## Lab Exercise 6 - Predator Prey Models

### Introduction

### Part 1: create the model

The intial equations are:

predator(t) = predator(t - dt) + (predation - pred_loss) * dt

INIT predator = 10

INFLOWS:

predation = harvest_efficiency*predator*prey*(Kpred-predator)/Kpred

OUTFLOWS:

pred_loss = predator*pred_loss_rate

prey(t) = prey(t - dt) + (prey_growth - predation) * dt

INIT prey = 100

INFLOWS:

prey_growth = prey*prey_growth_rate*(200-prey)/200

OUTFLOWS:

predation = harvest_efficiency*predator*prey*(Kpred-predator)/Kpred

harvest_efficiency = .001

Kpred = 200

pred_loss_rate = .1

prey_growth_rate = .1

Depending on what you set for the efficiency of the predator-prey interaction (harvest_efficiency) between a value of 0.001 and 0.01, this model will show the following types of behaviors:

damped oscillations to a flat steady state:

continuing oscillations - but I don't know for how long

irruption cycles that are clearly separated by recovery periods of low predator and low prey

Part one of this assignment is simply to create the model, find values that mimic these different types of curves, and describe what is happening as you change the value of the value of the efficiency.

###

### Part 2: Predator vs. Prey diagrams

The above diagrams of predator and prey vs. time show show the interaction but you can generate another diagram that illustrates the instantaneous relationship between predator and prey, and by watching this with time you can visualize the impact that each has on the other.

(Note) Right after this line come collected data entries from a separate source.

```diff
@@ -247,10 +277,15 @@
     }
 }
 
-template <bool ACC, bool TOY, typename T>
+struct YOnce {
+    const unsigned long long *is_short, *is_long;
+    uint32_t rows, dbg;
+};
+
+template <bool ACC, bool TOY, bool YONCE, typename T>
 __device__ __forceinline__ void band_cold_wave(const PieceView<T> d, uint32_t r, uint32_t ct, const T *__restrict__ vals,
                                                const uint32_t *__restrict__ cid, const T *__restrict__ xp, T *__restrict__ y,
-                                               T *__restrict__ carry, T *stage, uint32_t lane);
+                                               T *__restrict__ carry, T *stage, uint32_t lane, const YOnce yo);
 
 template <typename T>
 struct ColdArgsT {
@@ -264,10 +299,11 @@
     uint32_t block0, ct;
     uint32_t direct;
     BandPiece piece;
+    YOnce yo;
 };
 struct ColdArgs : ColdArgsT<double> {};
 
-template <bool ACC, bool TOY, typename T>
+template <bool ACC, bool TOY, bool YONCE, typename T>
 __device__ __forceinline__ void band_cold_body(const ColdArgsT<T> &ca, uint32_t block, T (*stage_s)[STG]) {
     constexpr int WPB = CNT / WAVE;
     const BandPiece *__restrict__ pieces = ca.pieces;
@@ -295,18 +331,20 @@
         r = (cg.npieces == 1 ? lb : (lb >> 3)) * WPB + wave;
         pc = pieces[pi];
     }
-    band_cold_wave<ACC, TOY, T>(PieceView<T>(pc), r, ct, vals, cid, xp, y, carry, stage, lane);
-}
-
-template <bool ACC, bool TOY, typename T>
+    band_cold_wave<ACC, TOY, YONCE, T>(PieceView<T>(pc), r, ct, vals, cid, xp, y, carry, stage, lane, ca.yo);
+}
+
+template <bool ACC, bool TOY, bool YONCE, typename T>
 __device__ __forceinline__ void band_cold_wave(const PieceView<T> d, uint32_t r, uint32_t ct, const T *__restrict__ vals,
                                                const uint32_t *__restrict__ cid, const T *__restrict__ xp, T *__restrict__ y,
-                                               T *__restrict__ carry, T *stage, uint32_t lane) {
+                                               T *__restrict__ carry, T *stage, uint32_t lane, const YOnce yo) {
     typedef typename BandT<T>::vec vecT;
     constexpr int VW = BandT<T>::VW, NV = BandT<T>::NV;
     const uint32_t t0 = r * ct;
     if (t0 >= d.ntiles) return;
     const uint32_t tend = t0 + ct < d.ntiles ? t0 + ct : d.ntiles;
+    static_assert(TOY || !YONCE, "only the short rows write y");
+    constexpr bool y_once = YONCE;
     vecT av[NV];
     u32x4 lw[2];
     uint32_t R0n = 0;
@@ -318,7 +356,10 @@
         for (int p = 0; p < NV; ++p) av[p] = __builtin_nontemporal_load((const vecT *)(vals + gpos + p * (WAVE * VW) + lane * VW));
         R0n = d.tile_row[w];
     };
+    uint32_t ycur = 0, rf = 0;
+    if (y_once && r) rf = d.tile_row[t0];
     request(t0);
+    if (y_once && r) ycur = d.rowidx[rf < d.nr ? rf : d.nr - 1u];
     T open = 0.0;
     bool mine = false;
     uint32_t last = 0;
@@ -333,6 +374,43 @@
         else y[yr] = v;
     };
     auto emit_p = [&](uint32_t row, T v) { d.out[row] = v; };
+    auto window_y = [&](const Pending &p, SPRS_GLOBAL_AS T *cs) {
+        uint32_t base = 0;
+        if (p.first_to_carry) {
+            if (lane == 0) *cs = stage[0];
+            base = 1;
+        }
+        uint32_t yc = (uint32_t)__builtin_amdgcn_readfirstlane((int)ycur);
+        while (yc < yo.rows) {
+            const uint32_t wd = yc >> 6, b0 = yc & 63u;
+            unsigned long long ms = yo.is_short[wd] & (~0ull << b0);
+            const unsigned long long ml = yo.is_long[wd];
+            const uint32_t avail = p.cnt - base;
+            uint32_t end = WAVE;
+            if ((uint32_t)__popcll(ms) > avail) {
+                const bool at = ((ms >> lane) & 1ull) && band_mask_rank((uint32_t)ms, (uint32_t)(ms >> 32), lane) == avail;
+                end = (uint32_t)__builtin_ctzll(__ballot(at));
+                ms &= (1ull << end) - 1ull;
+            }
+            const bool sh = (ms >> lane) & 1ull;
+            const uint32_t row = (wd << 6) + lane;
+            if (lane >= b0 && lane < end && row < yo.rows && !((ml >> lane) & 1ull) && !(DEVTOOLS && (yo.dbg & 32u))) {
+                if constexpr (ACC) {
+                    if (sh) y[row] = y[row] + stage[base + band_mask_rank((uint32_t)ms, (uint32_t)(ms >> 32), lane)];
+                } else {
+                    y[row] = sh ? stage[base + band_mask_rank((uint32_t)ms, (uint32_t)(ms >> 32), lane)] : (T)0.0;
+                }
+            }
+            base += (uint32_t)__popcll(ms);
+            if (end < (uint32_t)WAVE) {
+                yc = (wd << 6) + end;
+                break;
+            }
+            yc = ((uint64_t)wd + 1u) * WAVE < (uint64_t)yo.rows ? (wd + 1u) << 6 : yo.rows;
+        }
+        ycur = yc;
+    };
+    BandWindowOut<decltype(emit_y), decltype(window_y)> out_y{emit_y, window_y, y_once};
     for (uint32_t w = t0; w < tend; ++w) {
         const uint64_t base = (uint64_t)w * WT;
         const uint32_t cnt = d.nnz - base < (uint64_t)WT ? (uint32_t)(d.nnz - base) : (uint32_t)WT;
@@ -344,7 +422,7 @@
             xv[q] = xp[c & ~ROW_START32];
             fb |= (c >> 31) << q;
         }
-        if constexpr (TOY) {
+        if (TOY && !y_once) {
             yr_base = R0n - 1u;
 #pragma unroll
             for (int m = 0; m < 4; ++m) {
@@ -360,11 +438,18 @@
             for (int q = 0; q < EPL; ++q) pr[q] = lane * EPL + q < cnt ? pr[q] : (T)0.0;
         }
         Pending pd;
-        if constexpr (TOY) band_tile_sums<false>(pr, fb, lane, R0n, open, mine, last, cslot, stage, pd, emit_y);
+        if constexpr (TOY) band_tile_sums<false>(pr, fb, lane, R0n, open, mine, last, cslot, stage, pd, out_y);
         else band_tile_sums<false>(pr, fb, lane, R0n, open, mine, last, cslot, stage, pd, emit_p);
         if (w + 1 < tend) request(w + 1);
     }
-    if (lane == 0) {
+    if (y_once && mine) {
+        if (lane == 0) stage[0] = open;
+        wave_lds_fence();
+        Pending pl;
+        pl.cnt = 1;
+        pl.row0 = last;
+        window_y(pl, cslot);
+    } else if (lane == 0) {
         if (!mine) *cslot = open;
         else if constexpr (TOY) emit_y(last, open);
         else emit_p(last, open);
@@ -374,12 +459,22 @@
 template <bool ACC, bool TOY>
 __global__ __launch_bounds__(CNT, 8) void band_cold_kernel(ColdArgs ca) {
     __shared__ __attribute__((aligned(16))) double stage_s[CNT / WAVE][STG];
-    band_cold_body<ACC, TOY, double>(ca, blockIdx.x, stage_s);
+    band_cold_body<ACC, TOY, false, double>(ca, blockIdx.x, stage_s);
 }
 template <bool ACC, bool TOY>
 __global__ __launch_bounds__(CNT, 8) void band_cold_kernel_f32(ColdArgsT<float> ca) {
     __shared__ __attribute__((aligned(16))) float stage_s[CNT / WAVE][STG];
-    band_cold_body<ACC, TOY, float>(ca, blockIdx.x, stage_s);
+    band_cold_body<ACC, TOY, false, float>(ca, blockIdx.x, stage_s);
+}
+template <bool ACC>
+__global__ __launch_bounds__(CNT, 8) void band_short_kernel(ColdArgs ca) {
+    __shared__ __attribute__((aligned(16))) double stage_s[CNT / WAVE][STG];
+    band_cold_body<ACC, true, true, double>(ca, blockIdx.x, stage_s);
+}
+template <bool ACC>
+__global__ __launch_bounds__(CNT, 8) void band_short_kernel_f32(ColdArgsT<float> ca) {
+    __shared__ __attribute__((aligned(16))) float stage_s[CNT / WAVE][STG];
+    band_cold_body<ACC, true, true, float>(ca, blockIdx.x, stage_s);
 }
 
 struct RangeRef {
@@ -485,15 +580,6 @@
 
 
 constexpr int RU = 16;
-
-__device__ __forceinline__ bool band_mask_bit(uint32_t m_lo, uint32_t m_hi, uint32_t lane) {
-    (void)lane;
-    return __builtin_amdgcn_inverse_ballot_w64(((unsigned long long)m_hi << 32) | m_lo);
-}
-__device__ __forceinline__ uint32_t band_mask_rank(uint32_t m_lo, uint32_t m_hi, uint32_t lane) {
-    (void)lane;
-    return __builtin_amdgcn_mbcnt_hi(m_hi, __builtin_amdgcn_mbcnt_lo(m_lo, 0u));
-}
 
 template <typename T>
 struct ReduceArgsT {
@@ -610,13 +696,26 @@
 __global__ __launch_bounds__(CNT, 8) void band_tail_kernel(ReduceArgs ra, uint32_t reduce_blocks, ColdArgs ca) {
     __shared__ __attribute__((aligned(16))) double stage_s[CNT / WAVE][STG];
     if (blockIdx.x < reduce_blocks) band_reduce_body<ACC, double>(ra, blockIdx.x, reduce_blocks);
-    else band_cold_body<ACC, true, double>(ca, blockIdx.x - reduce_blocks, stage_s);
+    else band_cold_body<ACC, true, false, double>(ca, blockIdx.x - reduce_blocks, stage_s);
 }
 template <bool ACC>
 __global__ __launch_bounds__(CNT, 8) void band_tail_kernel_f32(ReduceArgsT<float> ra, uint32_t reduce_blocks, ColdArgsT<float> ca) {
     __shared__ __attribute__((aligned(16))) float stage_s[CNT / WAVE][STG];
     if (blockIdx.x < reduce_blocks) band_reduce_body<ACC, float>(ra, blockIdx.x, reduce_blocks);
-    else band_cold_body<ACC, true, float>(ca, blockIdx.x - reduce_blocks, stage_s);
+    else band_cold_body<ACC, true, false, float>(ca, blockIdx.x - reduce_blocks, stage_s);
+}
+
+template <bool ACC>
+__global__ __launch_bounds__(CNT, 8) void band_tail_once_kernel(ReduceArgs ra, uint32_t reduce_blocks, ColdArgs ca) {
+    __shared__ __attribute__((aligned(16))) double stage_s[CNT / WAVE][STG];
+    if (blockIdx.x < reduce_blocks) band_reduce_body<ACC, double>(ra, blockIdx.x, reduce_blocks);
+    else band_cold_body<ACC, true, true, double>(ca, blockIdx.x - reduce_blocks, stage_s);
+}
+template <bool ACC>
+__global__ __launch_bounds__(CNT, 8) void band_tail_once_kernel_f32(ReduceArgsT<float> ra, uint32_t reduce_blocks, ColdArgsT<float> ca) {
+    __shared__ __attribute__((aligned(16))) float stage_s[CNT / WAVE][STG];
+    if (blockIdx.x < reduce_blocks) band_reduce_body<ACC, float>(ra, blockIdx.x, reduce_blocks);
+    else band_cold_body<ACC, true, true, float>(ca, blockIdx.x - reduce_blocks, stage_s);
 }
 
 #define BAND_T double
```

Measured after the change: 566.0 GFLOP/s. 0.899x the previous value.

Using the same model as above, create another graph on the page. Double click in this graph and when the dialog box comes up, set the radio button to "scatter graph" and then set the X axis to be prey and the Y axis to be predator.

When you run the model, watch the line develop. You should get a diagram like this for a continuingly damped oscillation.

You might want to slow the simulation down slighlty to visualize where these points are coming from. There are two ways to do this in STELLA. There is a simulation speed slider on the bottom of the model page (I think it has a turtle on one end and a rabbit on the other). The second way is by opening the run-specs dialog box (from the run pull down menu and setting the "sim speed" to something like .1 seconds per time step in the model. In the above case, this would give you a 10 second run to compare the predator and prey vs. time to the predator vs. prey graph.

The assignment is to give one example run from the parameters that cause oscillation and briefly explain what both graphs are showing.